━━━━━ Exercise data ━━━━━

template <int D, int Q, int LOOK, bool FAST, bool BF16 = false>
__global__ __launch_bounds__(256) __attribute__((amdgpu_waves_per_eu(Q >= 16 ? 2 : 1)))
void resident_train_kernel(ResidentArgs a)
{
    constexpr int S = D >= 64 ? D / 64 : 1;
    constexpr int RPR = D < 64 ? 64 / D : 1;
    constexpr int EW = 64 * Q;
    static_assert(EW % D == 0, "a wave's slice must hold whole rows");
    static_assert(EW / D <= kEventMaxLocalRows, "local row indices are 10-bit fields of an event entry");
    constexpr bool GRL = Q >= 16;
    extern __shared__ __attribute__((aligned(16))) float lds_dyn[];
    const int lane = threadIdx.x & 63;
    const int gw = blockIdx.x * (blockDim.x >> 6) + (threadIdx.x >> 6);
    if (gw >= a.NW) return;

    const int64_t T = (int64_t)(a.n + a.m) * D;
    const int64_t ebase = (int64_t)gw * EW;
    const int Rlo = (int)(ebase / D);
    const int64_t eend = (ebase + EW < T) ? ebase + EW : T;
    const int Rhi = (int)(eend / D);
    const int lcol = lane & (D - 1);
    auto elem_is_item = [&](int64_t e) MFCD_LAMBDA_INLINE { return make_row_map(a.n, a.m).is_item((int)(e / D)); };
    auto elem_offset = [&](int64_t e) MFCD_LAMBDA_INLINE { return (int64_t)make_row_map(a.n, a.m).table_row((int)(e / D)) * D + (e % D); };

━━━━━
━━━━━ Exercise data ━━━━━

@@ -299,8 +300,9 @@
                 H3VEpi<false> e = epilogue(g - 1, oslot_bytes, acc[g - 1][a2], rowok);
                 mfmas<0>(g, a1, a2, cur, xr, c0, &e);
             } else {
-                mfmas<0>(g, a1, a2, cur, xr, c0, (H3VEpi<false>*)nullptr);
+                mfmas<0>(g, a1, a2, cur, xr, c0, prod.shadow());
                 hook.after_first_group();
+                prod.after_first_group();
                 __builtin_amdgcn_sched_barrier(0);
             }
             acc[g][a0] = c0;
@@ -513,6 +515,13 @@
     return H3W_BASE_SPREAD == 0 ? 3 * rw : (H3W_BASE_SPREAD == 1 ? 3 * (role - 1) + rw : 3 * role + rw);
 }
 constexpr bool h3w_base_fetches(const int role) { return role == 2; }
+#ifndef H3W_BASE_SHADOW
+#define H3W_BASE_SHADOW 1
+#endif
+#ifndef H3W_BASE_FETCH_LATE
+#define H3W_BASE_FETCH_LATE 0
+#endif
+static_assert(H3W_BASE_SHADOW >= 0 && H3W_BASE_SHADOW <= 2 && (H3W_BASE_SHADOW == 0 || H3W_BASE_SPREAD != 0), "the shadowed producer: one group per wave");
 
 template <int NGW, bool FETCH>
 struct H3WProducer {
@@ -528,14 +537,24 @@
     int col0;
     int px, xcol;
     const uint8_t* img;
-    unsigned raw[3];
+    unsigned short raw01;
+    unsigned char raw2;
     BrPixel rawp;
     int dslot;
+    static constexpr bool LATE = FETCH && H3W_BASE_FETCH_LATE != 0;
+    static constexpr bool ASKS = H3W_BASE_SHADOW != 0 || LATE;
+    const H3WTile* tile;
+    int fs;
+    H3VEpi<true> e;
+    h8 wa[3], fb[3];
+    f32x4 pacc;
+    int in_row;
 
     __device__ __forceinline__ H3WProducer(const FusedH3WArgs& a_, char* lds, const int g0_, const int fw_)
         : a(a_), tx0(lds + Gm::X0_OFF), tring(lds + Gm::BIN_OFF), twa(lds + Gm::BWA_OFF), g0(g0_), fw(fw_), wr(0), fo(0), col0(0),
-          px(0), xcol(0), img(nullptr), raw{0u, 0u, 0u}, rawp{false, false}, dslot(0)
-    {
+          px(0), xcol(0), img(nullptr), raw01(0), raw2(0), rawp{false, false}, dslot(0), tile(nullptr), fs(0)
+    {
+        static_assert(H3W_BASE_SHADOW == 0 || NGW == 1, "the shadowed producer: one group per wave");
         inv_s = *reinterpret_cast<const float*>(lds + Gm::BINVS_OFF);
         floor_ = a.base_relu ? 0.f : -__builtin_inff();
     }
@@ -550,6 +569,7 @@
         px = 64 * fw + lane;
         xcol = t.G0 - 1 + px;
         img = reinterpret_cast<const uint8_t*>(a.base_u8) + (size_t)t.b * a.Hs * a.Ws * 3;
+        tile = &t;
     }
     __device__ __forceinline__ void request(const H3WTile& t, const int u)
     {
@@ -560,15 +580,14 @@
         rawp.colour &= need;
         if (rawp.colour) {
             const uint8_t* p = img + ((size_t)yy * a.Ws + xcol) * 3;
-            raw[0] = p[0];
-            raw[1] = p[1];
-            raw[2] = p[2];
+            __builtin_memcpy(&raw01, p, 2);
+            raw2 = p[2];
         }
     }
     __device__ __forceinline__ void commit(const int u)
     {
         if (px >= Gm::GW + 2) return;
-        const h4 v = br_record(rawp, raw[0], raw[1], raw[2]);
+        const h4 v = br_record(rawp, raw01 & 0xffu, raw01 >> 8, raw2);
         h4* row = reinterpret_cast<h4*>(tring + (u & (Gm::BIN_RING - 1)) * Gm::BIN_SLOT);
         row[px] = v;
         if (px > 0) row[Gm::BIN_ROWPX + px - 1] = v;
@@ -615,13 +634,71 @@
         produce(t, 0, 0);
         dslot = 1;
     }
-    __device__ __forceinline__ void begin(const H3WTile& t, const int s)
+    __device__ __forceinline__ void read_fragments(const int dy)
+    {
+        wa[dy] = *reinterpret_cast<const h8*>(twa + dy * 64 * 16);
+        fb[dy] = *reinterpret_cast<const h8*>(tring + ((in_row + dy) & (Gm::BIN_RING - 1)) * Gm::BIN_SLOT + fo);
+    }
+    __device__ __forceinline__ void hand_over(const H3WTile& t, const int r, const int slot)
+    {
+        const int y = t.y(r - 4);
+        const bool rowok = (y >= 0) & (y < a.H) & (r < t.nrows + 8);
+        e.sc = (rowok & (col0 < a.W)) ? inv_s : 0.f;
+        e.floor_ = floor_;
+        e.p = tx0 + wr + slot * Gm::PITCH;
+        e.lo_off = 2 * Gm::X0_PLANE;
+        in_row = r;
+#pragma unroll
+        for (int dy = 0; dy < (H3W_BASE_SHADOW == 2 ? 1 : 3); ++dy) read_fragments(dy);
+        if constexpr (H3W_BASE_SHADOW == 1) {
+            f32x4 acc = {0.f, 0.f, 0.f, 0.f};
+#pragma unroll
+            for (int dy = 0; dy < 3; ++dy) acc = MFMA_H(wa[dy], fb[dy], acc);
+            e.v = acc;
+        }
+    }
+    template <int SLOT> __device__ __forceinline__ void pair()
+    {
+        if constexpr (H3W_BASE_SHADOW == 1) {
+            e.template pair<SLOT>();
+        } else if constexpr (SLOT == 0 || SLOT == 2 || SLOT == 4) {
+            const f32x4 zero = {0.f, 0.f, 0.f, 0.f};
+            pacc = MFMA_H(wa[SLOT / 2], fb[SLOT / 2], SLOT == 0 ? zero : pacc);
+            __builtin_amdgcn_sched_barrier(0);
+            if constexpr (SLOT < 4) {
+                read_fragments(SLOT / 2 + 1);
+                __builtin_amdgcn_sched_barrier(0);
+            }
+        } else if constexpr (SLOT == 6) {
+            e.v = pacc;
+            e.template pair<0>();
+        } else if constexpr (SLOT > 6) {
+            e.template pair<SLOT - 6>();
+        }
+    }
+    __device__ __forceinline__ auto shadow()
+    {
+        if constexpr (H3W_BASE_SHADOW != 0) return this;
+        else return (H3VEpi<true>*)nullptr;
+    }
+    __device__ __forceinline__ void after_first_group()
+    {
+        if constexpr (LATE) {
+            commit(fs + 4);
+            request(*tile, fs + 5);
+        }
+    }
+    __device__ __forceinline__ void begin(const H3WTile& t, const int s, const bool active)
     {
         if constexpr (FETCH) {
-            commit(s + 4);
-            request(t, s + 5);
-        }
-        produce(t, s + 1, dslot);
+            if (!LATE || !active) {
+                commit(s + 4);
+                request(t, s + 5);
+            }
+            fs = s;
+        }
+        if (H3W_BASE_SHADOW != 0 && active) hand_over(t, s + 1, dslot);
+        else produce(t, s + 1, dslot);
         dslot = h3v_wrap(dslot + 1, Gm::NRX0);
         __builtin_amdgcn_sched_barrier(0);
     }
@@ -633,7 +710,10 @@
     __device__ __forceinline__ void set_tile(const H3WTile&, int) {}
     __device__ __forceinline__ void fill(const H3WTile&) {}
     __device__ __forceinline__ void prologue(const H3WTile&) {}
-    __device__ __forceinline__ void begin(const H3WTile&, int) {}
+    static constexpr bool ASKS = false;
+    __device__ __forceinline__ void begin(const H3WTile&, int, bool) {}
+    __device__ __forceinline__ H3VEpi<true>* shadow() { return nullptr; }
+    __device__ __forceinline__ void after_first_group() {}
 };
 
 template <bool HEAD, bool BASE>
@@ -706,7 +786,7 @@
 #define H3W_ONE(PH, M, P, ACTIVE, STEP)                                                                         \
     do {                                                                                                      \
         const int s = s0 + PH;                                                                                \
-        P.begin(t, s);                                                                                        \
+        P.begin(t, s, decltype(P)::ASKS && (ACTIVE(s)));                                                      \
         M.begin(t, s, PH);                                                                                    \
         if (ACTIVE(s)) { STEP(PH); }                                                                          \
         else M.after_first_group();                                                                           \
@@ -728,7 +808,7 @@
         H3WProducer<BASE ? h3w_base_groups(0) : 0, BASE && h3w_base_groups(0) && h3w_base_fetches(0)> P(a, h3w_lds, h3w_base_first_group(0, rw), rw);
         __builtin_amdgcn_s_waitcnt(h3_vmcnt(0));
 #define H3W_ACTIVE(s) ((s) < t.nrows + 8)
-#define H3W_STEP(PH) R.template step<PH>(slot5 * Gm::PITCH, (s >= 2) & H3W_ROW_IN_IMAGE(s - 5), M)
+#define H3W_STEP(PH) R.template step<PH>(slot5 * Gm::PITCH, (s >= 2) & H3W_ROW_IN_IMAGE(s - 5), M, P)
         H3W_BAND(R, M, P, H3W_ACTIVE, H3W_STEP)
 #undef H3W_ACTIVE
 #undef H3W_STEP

━━━━━

◆ Task brief ◆
Would you please copy exactly the part of the entries above that begins at the line containing "template <int D, int" and ends at the line containing "auto elem_offset = [&](int64_t", both lines included?

◆ Reply to the task ◆
template <int D, int Q, int LOOK, bool FAST, bool BF16 = false>
__global__ __launch_bounds__(256) __attribute__((amdgpu_waves_per_eu(Q >= 16 ? 2 : 1)))
void resident_train_kernel(ResidentArgs a)
{
    constexpr int S = D >= 64 ? D / 64 : 1;
    constexpr int RPR = D < 64 ? 64 / D : 1;
    constexpr int EW = 64 * Q;
    static_assert(EW % D == 0, "a wave's slice must hold whole rows");
    static_assert(EW / D <= kEventMaxLocalRows, "local row indices are 10-bit fields of an event entry");
    constexpr bool GRL = Q >= 16;
    extern __shared__ __attribute__((aligned(16))) float lds_dyn[];
    const int lane = threadIdx.x & 63;
    const int gw = blockIdx.x * (blockDim.x >> 6) + (threadIdx.x >> 6);
    if (gw >= a.NW) return;

    const int64_t T = (int64_t)(a.n + a.m) * D;
    const int64_t ebase = (int64_t)gw * EW;
    const int Rlo = (int)(ebase / D);
    const int64_t eend = (ebase + EW < T) ? ebase + EW : T;
    const int Rhi = (int)(eend / D);
    const int lcol = lane & (D - 1);
    auto elem_is_item = [&](int64_t e) MFCD_LAMBDA_INLINE { return make_row_map(a.n, a.m).is_item((int)(e / D)); };
    auto elem_offset = [&](int64_t e) MFCD_LAMBDA_INLINE { return (int64_t)make_row_map(a.n, a.m).table_row((int)(e / D)) * D + (e % D); };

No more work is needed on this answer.